[Stored entries]
- Opening Delimiter -

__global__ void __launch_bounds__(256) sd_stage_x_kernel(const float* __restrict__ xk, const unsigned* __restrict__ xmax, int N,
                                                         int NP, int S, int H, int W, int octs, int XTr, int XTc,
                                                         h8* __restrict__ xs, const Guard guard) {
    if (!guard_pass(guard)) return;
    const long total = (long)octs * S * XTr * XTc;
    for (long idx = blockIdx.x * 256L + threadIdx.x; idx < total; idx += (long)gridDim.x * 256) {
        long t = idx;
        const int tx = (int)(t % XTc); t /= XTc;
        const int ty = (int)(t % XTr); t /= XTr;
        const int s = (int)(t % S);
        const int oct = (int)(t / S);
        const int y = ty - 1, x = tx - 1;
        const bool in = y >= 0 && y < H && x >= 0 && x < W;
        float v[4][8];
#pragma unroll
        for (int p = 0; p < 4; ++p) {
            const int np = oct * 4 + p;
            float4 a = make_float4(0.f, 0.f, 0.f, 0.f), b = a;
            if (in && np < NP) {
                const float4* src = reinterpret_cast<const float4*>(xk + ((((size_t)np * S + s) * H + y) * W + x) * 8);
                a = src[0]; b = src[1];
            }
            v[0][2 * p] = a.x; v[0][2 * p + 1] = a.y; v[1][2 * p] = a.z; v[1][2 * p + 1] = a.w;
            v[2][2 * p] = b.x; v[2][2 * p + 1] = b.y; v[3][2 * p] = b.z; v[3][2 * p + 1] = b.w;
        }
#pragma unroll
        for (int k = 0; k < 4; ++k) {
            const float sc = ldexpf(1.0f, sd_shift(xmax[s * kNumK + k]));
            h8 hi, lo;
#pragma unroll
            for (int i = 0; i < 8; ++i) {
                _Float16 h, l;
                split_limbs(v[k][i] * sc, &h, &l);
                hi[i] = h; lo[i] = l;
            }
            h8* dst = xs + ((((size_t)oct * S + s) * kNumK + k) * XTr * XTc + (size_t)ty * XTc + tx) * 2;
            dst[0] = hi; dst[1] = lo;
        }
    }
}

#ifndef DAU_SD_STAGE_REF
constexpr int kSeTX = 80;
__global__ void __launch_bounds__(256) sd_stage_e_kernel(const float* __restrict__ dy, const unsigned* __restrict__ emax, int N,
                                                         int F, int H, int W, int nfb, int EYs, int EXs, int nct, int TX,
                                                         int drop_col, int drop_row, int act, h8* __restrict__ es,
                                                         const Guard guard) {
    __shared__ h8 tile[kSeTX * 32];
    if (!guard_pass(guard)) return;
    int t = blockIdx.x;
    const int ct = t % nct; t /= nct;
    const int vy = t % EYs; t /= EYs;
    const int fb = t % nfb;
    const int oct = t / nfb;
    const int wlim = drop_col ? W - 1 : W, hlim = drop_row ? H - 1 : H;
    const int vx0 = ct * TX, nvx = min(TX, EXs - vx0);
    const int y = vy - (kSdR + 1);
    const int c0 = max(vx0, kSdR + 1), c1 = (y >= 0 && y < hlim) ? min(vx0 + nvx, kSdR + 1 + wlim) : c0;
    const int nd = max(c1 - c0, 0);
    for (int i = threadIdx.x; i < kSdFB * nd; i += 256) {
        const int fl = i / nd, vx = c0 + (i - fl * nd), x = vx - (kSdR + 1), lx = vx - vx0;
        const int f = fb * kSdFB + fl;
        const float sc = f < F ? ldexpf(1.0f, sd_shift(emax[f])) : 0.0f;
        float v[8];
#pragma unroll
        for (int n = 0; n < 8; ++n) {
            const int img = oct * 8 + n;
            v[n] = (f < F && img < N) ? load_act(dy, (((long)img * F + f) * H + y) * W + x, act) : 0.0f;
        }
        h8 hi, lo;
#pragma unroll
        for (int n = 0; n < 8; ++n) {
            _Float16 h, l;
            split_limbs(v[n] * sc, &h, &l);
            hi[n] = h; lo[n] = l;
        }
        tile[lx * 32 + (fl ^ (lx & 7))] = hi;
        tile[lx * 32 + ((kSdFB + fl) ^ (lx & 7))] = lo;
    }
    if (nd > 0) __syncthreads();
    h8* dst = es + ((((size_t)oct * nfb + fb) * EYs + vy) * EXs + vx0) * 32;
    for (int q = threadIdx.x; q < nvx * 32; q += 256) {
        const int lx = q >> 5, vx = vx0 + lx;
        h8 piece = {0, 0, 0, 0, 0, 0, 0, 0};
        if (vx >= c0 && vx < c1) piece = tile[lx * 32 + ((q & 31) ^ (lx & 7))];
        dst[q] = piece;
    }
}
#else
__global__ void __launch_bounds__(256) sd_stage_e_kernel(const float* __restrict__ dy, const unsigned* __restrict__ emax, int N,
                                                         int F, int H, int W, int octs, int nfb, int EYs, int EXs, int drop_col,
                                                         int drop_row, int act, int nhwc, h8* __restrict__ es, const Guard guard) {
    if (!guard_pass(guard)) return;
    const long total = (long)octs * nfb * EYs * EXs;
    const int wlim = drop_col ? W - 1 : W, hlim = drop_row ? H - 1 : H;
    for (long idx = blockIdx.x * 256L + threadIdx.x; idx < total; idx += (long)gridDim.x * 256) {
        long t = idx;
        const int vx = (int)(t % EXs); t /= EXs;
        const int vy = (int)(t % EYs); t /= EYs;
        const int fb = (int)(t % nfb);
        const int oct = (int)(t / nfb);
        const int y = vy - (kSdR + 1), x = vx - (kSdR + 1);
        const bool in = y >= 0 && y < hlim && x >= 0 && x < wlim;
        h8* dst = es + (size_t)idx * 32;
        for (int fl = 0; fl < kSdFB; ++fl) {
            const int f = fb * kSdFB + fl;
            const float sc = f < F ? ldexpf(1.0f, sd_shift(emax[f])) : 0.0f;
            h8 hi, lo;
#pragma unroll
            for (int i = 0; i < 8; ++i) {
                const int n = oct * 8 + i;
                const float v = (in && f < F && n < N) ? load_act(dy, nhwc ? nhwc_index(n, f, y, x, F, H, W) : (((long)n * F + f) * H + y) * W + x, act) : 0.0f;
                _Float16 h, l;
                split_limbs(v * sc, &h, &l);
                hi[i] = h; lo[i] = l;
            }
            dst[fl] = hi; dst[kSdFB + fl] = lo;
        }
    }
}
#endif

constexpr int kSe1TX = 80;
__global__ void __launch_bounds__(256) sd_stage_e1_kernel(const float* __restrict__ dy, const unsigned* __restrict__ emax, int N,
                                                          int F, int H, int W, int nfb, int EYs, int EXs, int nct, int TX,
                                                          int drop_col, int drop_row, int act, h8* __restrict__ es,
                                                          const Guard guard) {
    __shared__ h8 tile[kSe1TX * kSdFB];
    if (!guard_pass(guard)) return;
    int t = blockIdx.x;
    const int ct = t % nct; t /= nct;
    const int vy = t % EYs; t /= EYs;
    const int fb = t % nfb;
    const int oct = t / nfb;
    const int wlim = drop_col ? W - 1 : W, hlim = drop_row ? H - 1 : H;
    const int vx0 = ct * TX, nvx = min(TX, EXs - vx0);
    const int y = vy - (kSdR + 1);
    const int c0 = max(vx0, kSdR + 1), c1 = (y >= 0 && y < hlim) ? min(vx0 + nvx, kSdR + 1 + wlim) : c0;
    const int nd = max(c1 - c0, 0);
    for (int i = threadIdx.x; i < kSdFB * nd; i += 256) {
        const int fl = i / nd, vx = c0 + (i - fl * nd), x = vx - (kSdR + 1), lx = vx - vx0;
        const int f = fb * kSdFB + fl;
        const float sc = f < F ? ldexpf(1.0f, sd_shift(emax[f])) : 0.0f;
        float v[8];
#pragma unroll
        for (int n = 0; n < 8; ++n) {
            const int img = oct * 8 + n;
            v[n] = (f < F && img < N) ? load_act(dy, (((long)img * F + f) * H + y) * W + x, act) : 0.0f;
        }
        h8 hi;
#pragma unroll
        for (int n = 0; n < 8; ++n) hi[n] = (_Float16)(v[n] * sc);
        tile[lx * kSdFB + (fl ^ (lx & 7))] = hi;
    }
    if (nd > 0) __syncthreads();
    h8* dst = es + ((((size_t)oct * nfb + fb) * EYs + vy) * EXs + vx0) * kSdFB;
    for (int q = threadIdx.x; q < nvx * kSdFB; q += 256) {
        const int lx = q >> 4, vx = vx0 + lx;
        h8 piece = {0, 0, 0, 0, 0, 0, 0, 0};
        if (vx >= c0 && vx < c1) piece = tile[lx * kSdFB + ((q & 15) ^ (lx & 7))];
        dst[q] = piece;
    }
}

- Closing Delimiter -

» **What is being asked**
When a line above includes the word "tile", please list that line.

» **Answer section**
    __shared__ h8 tile[kSeTX * 32];
        tile[lx * 32 + (fl ^ (lx & 7))] = hi;
        tile[lx * 32 + ((kSdFB + fl) ^ (lx & 7))] = lo;
        if (vx >= c0 && vx < c1) piece = tile[lx * 32 + ((q & 31) ^ (lx & 7))];
    __shared__ h8 tile[kSe1TX * kSdFB];
        tile[lx * kSdFB + (fl ^ (lx & 7))] = hi;
        if (vx >= c0 && vx < c1) piece = tile[lx * kSdFB + ((q & 15) ^ (lx & 7))];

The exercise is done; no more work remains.